*Task requirements*:
Going through the material below, please gather all lines with the word "fits" in them.

*Given records*:
· · · ·
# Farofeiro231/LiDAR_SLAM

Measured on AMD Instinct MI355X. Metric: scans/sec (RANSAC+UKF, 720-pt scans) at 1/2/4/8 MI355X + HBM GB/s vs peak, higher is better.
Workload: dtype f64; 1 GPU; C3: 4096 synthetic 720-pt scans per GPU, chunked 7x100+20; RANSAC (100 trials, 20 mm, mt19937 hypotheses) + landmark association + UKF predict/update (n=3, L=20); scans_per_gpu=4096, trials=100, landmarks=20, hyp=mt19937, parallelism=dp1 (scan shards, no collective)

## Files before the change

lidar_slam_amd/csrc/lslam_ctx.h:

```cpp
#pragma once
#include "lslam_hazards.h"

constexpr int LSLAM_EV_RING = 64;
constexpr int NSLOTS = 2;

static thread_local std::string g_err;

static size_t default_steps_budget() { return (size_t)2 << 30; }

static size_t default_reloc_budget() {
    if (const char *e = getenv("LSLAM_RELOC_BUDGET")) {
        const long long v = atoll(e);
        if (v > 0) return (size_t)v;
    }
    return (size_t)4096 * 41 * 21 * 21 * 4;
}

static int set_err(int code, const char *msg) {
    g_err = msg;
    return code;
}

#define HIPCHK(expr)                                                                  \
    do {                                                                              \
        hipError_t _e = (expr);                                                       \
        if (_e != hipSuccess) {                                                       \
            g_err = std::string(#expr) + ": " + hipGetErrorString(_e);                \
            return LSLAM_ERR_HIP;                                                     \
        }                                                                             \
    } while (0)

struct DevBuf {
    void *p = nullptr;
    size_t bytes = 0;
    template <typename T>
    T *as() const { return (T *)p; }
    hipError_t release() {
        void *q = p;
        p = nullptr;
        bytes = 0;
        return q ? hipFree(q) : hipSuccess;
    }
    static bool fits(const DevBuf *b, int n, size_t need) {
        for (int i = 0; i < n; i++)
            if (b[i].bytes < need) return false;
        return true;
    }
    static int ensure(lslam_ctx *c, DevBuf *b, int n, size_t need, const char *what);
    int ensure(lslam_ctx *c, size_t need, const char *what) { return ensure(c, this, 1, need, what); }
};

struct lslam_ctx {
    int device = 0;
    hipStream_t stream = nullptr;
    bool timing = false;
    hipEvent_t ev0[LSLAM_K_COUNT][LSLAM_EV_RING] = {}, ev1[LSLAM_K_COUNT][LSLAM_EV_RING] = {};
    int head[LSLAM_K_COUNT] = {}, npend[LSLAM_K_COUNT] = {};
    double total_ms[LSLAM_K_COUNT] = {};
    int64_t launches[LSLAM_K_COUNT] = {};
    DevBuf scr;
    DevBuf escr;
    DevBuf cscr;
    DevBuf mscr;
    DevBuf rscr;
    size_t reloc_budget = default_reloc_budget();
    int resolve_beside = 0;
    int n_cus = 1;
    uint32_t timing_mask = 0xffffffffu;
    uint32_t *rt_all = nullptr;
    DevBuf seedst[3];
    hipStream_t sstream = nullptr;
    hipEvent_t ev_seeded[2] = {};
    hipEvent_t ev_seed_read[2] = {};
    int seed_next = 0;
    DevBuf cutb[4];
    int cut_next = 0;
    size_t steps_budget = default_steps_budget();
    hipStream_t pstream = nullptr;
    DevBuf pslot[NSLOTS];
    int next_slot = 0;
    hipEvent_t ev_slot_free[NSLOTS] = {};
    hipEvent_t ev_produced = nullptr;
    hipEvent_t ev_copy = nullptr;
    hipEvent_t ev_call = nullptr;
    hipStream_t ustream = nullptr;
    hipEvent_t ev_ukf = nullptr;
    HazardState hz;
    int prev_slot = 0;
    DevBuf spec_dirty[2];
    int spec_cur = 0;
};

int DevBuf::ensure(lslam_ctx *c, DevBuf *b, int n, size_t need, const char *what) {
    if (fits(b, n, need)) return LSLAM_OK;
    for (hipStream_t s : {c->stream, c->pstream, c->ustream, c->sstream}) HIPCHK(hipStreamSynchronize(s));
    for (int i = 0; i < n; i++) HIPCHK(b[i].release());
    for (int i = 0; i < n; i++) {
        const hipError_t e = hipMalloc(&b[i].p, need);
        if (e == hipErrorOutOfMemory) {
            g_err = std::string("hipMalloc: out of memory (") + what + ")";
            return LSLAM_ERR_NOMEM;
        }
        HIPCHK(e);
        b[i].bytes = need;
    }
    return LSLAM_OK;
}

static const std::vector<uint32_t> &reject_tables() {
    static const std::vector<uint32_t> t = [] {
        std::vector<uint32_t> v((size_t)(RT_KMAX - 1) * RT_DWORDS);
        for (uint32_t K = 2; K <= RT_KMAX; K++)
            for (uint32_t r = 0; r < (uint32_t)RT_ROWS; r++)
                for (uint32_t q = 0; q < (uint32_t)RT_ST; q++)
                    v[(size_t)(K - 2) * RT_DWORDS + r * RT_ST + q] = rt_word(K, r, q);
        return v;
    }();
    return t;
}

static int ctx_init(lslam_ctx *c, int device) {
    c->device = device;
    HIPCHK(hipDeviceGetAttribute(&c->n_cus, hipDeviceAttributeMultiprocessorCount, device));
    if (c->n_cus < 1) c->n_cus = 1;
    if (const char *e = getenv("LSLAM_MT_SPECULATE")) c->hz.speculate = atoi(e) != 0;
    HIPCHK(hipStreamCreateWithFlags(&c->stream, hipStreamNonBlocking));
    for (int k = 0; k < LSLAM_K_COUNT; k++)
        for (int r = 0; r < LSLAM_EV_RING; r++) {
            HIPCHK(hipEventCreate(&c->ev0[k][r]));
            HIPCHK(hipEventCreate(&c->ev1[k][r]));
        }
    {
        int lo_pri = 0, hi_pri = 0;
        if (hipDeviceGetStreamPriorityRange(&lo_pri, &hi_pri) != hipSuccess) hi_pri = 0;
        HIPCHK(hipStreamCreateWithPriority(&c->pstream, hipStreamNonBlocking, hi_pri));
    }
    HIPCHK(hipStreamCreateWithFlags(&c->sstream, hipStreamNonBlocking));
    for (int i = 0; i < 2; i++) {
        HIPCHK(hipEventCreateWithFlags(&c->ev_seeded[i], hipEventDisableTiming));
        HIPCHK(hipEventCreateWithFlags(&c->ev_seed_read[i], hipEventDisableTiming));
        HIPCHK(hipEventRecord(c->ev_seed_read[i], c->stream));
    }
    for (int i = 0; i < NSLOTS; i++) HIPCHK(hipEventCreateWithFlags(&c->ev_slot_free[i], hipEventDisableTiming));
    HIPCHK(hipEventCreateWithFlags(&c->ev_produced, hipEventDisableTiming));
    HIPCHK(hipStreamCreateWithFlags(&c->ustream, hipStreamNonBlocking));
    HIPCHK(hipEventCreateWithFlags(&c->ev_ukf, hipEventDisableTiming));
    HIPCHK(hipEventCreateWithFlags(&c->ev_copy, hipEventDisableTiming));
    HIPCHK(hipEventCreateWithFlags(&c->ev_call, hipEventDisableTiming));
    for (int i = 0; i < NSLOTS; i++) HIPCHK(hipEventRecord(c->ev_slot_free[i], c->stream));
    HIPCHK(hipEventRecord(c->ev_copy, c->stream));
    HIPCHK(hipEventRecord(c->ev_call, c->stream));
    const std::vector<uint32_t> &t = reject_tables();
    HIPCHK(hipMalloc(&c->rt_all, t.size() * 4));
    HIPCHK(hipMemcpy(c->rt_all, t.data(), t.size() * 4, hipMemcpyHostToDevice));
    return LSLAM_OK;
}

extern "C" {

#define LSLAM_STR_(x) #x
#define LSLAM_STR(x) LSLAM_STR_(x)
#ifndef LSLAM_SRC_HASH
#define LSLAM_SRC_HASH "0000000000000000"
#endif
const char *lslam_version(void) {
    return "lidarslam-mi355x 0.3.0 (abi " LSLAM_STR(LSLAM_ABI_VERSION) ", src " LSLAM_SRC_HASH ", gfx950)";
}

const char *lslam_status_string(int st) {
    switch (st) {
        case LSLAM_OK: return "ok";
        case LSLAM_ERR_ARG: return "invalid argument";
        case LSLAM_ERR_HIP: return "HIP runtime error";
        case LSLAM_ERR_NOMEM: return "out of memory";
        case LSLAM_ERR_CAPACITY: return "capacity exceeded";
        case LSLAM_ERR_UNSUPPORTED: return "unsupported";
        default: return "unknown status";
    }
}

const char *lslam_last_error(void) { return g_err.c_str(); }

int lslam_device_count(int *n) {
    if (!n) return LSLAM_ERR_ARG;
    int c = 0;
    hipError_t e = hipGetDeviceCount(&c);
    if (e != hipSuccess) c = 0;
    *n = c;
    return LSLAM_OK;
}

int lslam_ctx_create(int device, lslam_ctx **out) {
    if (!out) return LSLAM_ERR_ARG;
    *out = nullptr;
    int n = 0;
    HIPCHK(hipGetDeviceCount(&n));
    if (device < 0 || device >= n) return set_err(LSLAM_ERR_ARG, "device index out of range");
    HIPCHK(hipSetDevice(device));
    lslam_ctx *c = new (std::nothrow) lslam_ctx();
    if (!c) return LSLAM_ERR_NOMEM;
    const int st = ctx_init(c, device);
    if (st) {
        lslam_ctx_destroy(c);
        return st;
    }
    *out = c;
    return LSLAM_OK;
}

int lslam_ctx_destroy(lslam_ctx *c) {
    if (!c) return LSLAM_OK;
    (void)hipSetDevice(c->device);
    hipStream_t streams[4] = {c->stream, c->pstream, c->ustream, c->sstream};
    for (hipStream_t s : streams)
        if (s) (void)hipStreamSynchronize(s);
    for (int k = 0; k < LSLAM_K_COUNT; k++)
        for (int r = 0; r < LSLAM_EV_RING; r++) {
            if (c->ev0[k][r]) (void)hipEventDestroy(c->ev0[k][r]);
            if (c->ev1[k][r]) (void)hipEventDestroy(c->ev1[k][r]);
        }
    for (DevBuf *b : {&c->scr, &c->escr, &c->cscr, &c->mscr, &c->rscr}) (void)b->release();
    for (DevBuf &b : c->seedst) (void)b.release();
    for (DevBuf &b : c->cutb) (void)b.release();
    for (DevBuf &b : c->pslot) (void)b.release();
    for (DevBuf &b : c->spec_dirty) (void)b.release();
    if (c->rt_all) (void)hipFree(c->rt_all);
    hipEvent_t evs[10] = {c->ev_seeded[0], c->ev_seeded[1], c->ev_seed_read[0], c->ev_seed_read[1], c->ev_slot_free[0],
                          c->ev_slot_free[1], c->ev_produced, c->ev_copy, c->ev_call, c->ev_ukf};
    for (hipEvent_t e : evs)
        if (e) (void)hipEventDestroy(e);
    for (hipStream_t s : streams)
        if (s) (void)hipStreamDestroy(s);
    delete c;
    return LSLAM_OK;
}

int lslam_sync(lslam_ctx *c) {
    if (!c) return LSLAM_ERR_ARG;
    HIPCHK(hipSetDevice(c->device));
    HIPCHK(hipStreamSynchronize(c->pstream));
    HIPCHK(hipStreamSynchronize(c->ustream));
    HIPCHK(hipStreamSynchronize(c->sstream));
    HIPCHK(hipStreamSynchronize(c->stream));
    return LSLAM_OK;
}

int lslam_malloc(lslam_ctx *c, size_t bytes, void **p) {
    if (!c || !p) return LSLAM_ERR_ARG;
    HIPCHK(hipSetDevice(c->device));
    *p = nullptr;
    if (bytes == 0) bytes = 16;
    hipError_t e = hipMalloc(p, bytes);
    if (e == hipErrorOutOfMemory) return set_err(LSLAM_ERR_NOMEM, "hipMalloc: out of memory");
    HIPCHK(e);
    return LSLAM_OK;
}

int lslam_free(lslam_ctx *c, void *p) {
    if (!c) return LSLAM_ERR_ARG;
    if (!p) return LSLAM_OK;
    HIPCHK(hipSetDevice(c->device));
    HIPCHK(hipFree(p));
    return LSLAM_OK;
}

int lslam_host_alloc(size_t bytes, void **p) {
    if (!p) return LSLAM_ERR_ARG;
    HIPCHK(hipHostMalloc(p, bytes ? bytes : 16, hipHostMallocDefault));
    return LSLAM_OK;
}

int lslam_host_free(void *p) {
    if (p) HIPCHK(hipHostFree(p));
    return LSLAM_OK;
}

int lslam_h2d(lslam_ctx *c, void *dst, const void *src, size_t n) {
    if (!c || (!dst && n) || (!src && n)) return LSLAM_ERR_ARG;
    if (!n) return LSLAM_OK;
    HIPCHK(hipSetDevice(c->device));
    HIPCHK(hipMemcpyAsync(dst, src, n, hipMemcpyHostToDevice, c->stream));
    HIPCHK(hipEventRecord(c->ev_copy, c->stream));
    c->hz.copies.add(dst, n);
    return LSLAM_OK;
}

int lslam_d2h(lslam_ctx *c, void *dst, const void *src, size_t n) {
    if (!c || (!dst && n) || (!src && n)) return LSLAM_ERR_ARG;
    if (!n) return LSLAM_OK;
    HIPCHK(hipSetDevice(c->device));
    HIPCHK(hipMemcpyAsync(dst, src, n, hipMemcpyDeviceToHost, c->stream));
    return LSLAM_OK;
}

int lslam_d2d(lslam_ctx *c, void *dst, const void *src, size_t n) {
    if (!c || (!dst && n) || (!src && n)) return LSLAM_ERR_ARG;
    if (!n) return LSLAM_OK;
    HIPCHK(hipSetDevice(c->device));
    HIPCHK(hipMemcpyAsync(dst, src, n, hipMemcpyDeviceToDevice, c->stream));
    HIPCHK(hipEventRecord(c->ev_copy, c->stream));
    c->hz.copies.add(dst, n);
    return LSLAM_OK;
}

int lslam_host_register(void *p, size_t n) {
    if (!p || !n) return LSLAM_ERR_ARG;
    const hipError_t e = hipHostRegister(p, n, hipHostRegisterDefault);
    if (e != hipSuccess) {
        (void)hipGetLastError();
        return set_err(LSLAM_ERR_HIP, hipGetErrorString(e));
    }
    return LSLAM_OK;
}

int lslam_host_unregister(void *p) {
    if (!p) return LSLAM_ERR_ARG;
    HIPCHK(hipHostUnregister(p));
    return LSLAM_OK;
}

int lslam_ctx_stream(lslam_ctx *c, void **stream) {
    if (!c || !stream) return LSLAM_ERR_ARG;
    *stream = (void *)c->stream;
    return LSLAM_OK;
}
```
· · · ·
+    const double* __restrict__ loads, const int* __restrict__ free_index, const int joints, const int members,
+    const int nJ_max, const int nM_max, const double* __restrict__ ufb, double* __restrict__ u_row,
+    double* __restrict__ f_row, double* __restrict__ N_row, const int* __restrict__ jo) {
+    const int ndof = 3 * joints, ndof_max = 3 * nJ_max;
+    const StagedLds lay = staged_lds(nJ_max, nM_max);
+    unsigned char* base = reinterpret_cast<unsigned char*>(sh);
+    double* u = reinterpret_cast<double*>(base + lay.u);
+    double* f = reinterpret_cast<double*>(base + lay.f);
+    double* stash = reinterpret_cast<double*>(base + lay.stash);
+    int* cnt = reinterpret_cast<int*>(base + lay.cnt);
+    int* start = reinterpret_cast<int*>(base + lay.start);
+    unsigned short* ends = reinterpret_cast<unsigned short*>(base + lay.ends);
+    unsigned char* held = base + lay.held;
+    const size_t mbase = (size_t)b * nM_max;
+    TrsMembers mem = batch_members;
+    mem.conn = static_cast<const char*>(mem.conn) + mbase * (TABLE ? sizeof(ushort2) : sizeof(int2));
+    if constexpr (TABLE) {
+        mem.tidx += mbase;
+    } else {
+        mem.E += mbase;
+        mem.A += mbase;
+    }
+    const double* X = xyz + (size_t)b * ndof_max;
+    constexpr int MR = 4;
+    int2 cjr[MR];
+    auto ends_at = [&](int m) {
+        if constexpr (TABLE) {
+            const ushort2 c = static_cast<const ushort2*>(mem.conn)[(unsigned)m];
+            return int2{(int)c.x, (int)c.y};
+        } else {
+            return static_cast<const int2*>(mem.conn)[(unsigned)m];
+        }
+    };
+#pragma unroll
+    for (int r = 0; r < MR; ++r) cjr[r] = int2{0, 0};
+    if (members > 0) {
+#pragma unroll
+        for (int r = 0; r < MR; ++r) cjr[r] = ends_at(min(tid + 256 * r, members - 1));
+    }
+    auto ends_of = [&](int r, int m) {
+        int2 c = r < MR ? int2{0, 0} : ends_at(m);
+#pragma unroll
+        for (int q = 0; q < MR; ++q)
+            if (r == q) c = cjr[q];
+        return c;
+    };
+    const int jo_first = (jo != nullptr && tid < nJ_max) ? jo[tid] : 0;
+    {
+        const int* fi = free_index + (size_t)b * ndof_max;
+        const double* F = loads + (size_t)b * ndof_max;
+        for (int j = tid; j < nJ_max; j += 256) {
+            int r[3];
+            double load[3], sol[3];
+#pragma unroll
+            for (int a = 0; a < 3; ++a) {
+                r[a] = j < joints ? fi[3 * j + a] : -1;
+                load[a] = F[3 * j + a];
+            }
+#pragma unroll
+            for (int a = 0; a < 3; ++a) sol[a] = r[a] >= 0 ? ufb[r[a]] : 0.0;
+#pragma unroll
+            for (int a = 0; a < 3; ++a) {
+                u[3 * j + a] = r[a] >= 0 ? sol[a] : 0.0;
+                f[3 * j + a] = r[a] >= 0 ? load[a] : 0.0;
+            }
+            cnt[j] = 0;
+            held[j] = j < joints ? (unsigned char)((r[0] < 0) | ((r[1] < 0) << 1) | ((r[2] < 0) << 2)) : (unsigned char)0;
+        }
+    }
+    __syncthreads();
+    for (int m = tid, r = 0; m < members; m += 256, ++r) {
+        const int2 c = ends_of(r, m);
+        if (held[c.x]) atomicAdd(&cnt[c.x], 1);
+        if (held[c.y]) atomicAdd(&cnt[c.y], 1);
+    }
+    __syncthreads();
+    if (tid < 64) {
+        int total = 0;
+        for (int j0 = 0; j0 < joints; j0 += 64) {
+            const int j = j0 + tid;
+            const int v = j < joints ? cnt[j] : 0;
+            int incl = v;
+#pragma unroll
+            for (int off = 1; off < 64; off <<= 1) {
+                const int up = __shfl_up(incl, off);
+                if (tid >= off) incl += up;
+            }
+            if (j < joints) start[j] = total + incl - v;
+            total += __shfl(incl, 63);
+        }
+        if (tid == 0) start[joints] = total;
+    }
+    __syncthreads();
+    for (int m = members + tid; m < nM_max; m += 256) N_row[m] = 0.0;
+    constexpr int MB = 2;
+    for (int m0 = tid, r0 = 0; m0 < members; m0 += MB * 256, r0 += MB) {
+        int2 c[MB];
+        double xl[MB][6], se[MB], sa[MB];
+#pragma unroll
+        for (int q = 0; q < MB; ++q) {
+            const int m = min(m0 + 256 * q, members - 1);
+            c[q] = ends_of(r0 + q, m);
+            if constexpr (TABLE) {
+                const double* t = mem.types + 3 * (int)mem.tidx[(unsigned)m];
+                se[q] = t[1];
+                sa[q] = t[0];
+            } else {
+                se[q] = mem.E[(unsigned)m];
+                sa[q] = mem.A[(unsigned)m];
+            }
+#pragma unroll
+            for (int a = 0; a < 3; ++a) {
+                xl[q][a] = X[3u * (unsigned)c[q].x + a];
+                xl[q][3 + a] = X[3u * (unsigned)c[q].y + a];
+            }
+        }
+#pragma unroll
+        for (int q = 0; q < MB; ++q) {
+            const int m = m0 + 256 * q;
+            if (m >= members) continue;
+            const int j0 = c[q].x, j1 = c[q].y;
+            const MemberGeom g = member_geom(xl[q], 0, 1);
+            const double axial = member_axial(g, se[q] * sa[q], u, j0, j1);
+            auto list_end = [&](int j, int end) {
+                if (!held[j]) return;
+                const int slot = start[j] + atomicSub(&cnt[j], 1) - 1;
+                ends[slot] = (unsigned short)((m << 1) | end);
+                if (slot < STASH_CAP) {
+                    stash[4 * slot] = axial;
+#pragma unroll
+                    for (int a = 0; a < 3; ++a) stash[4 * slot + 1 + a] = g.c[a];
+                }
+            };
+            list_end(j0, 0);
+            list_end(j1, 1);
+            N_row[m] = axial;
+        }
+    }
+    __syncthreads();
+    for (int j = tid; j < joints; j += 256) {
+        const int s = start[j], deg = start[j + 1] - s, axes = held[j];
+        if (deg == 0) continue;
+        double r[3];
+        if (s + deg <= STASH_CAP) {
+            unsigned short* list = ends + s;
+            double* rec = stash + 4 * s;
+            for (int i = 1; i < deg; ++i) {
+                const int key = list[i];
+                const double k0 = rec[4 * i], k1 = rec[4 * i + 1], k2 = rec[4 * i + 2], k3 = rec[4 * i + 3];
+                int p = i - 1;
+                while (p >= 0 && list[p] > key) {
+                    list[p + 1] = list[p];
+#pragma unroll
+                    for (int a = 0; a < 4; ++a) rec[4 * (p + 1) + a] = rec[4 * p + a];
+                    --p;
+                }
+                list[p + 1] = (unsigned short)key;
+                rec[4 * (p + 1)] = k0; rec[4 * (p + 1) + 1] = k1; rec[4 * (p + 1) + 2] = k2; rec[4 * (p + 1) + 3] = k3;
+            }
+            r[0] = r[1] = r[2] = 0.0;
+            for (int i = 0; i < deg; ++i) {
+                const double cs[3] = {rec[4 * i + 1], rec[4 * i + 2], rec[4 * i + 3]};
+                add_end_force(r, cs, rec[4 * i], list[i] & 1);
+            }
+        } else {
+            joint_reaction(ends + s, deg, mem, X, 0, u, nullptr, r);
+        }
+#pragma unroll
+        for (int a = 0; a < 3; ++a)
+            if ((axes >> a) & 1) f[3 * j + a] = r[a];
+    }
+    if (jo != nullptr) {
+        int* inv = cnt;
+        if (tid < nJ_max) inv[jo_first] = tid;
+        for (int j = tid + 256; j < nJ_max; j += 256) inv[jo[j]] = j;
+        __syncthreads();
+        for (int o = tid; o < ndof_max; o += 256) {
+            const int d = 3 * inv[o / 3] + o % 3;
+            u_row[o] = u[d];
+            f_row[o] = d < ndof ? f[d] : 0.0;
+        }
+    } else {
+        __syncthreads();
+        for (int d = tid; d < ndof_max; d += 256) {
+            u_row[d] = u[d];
· · · ·
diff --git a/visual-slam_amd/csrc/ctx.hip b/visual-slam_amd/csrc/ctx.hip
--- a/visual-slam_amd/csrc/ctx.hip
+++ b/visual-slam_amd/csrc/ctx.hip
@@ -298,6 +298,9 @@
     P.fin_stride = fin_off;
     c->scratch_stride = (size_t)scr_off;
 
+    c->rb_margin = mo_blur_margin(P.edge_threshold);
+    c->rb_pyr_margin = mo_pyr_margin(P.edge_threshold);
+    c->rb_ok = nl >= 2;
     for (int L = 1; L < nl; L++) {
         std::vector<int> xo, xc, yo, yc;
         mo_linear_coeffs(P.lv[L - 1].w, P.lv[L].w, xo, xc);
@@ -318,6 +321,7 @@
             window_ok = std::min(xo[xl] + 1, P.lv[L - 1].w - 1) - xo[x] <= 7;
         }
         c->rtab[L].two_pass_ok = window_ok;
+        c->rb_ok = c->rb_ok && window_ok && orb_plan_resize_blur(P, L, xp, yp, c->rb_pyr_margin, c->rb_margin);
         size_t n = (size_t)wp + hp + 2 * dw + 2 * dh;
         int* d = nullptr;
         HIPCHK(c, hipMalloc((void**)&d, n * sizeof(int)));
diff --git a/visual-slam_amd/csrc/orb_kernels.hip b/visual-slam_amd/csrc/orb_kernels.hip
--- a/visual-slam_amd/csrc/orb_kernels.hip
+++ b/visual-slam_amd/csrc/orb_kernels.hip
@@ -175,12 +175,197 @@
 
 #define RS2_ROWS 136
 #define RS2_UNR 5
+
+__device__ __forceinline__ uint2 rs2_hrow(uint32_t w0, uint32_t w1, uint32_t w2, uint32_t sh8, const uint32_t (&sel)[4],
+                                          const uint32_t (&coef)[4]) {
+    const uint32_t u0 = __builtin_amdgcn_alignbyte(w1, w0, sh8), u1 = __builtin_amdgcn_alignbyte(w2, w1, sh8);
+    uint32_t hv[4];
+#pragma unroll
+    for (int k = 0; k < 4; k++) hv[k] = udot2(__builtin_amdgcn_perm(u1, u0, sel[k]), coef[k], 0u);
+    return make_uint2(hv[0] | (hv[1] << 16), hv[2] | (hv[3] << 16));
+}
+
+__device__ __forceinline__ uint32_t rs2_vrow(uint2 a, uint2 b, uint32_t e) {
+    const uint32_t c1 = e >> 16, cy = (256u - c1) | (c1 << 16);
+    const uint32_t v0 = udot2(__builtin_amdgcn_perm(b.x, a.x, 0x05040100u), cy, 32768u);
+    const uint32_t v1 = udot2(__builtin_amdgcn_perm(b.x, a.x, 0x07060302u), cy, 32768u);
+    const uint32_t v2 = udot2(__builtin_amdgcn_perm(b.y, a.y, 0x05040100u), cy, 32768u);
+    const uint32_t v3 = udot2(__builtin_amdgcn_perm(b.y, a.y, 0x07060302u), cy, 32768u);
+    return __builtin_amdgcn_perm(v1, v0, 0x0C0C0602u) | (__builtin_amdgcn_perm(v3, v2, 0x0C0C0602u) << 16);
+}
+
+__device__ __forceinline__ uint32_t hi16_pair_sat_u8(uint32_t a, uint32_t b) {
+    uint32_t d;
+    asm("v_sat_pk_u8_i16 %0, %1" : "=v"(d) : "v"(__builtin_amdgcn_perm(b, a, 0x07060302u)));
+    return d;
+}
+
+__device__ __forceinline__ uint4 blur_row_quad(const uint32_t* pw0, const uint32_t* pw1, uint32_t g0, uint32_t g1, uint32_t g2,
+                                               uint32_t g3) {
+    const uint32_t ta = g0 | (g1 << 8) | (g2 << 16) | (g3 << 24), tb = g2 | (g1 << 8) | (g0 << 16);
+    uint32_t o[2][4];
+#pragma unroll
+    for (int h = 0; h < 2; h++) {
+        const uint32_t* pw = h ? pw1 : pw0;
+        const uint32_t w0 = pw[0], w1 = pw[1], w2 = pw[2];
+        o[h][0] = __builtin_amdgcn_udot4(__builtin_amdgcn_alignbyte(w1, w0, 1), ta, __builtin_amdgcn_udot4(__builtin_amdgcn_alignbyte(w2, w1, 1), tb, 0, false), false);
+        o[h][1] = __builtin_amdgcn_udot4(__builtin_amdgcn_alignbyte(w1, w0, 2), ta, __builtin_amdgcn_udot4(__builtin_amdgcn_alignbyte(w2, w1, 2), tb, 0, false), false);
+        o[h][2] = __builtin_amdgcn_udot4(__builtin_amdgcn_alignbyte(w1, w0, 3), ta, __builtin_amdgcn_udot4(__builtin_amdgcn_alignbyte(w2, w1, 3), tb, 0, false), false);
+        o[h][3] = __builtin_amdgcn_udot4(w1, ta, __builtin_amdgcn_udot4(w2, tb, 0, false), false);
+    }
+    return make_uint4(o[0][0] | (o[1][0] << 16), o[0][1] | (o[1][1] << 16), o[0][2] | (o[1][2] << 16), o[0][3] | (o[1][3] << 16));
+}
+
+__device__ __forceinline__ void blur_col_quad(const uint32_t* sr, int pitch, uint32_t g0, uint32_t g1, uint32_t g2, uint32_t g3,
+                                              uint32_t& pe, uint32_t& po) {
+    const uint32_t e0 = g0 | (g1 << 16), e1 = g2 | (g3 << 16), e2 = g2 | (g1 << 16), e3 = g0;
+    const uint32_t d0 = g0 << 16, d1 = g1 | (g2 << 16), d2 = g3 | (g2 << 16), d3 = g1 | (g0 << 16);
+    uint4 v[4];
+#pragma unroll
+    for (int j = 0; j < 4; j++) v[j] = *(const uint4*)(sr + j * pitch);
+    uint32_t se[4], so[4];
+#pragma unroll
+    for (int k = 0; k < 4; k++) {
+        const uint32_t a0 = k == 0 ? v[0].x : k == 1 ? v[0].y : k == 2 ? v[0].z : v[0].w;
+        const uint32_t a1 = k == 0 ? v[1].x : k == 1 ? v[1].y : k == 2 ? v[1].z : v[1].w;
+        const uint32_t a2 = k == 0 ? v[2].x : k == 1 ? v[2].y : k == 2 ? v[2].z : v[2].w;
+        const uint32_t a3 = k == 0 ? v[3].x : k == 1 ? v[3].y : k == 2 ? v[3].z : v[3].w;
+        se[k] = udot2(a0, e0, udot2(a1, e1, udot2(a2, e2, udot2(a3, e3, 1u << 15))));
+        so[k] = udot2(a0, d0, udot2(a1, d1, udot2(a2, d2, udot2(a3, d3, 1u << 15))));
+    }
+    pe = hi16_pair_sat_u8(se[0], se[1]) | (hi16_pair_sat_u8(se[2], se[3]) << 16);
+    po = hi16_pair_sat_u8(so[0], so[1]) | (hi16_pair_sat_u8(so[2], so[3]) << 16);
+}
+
· · · ·
*Your response*:
    static bool fits(const DevBuf *b, int n, size_t need) {
    if (fits(b, n, need)) return LSLAM_OK;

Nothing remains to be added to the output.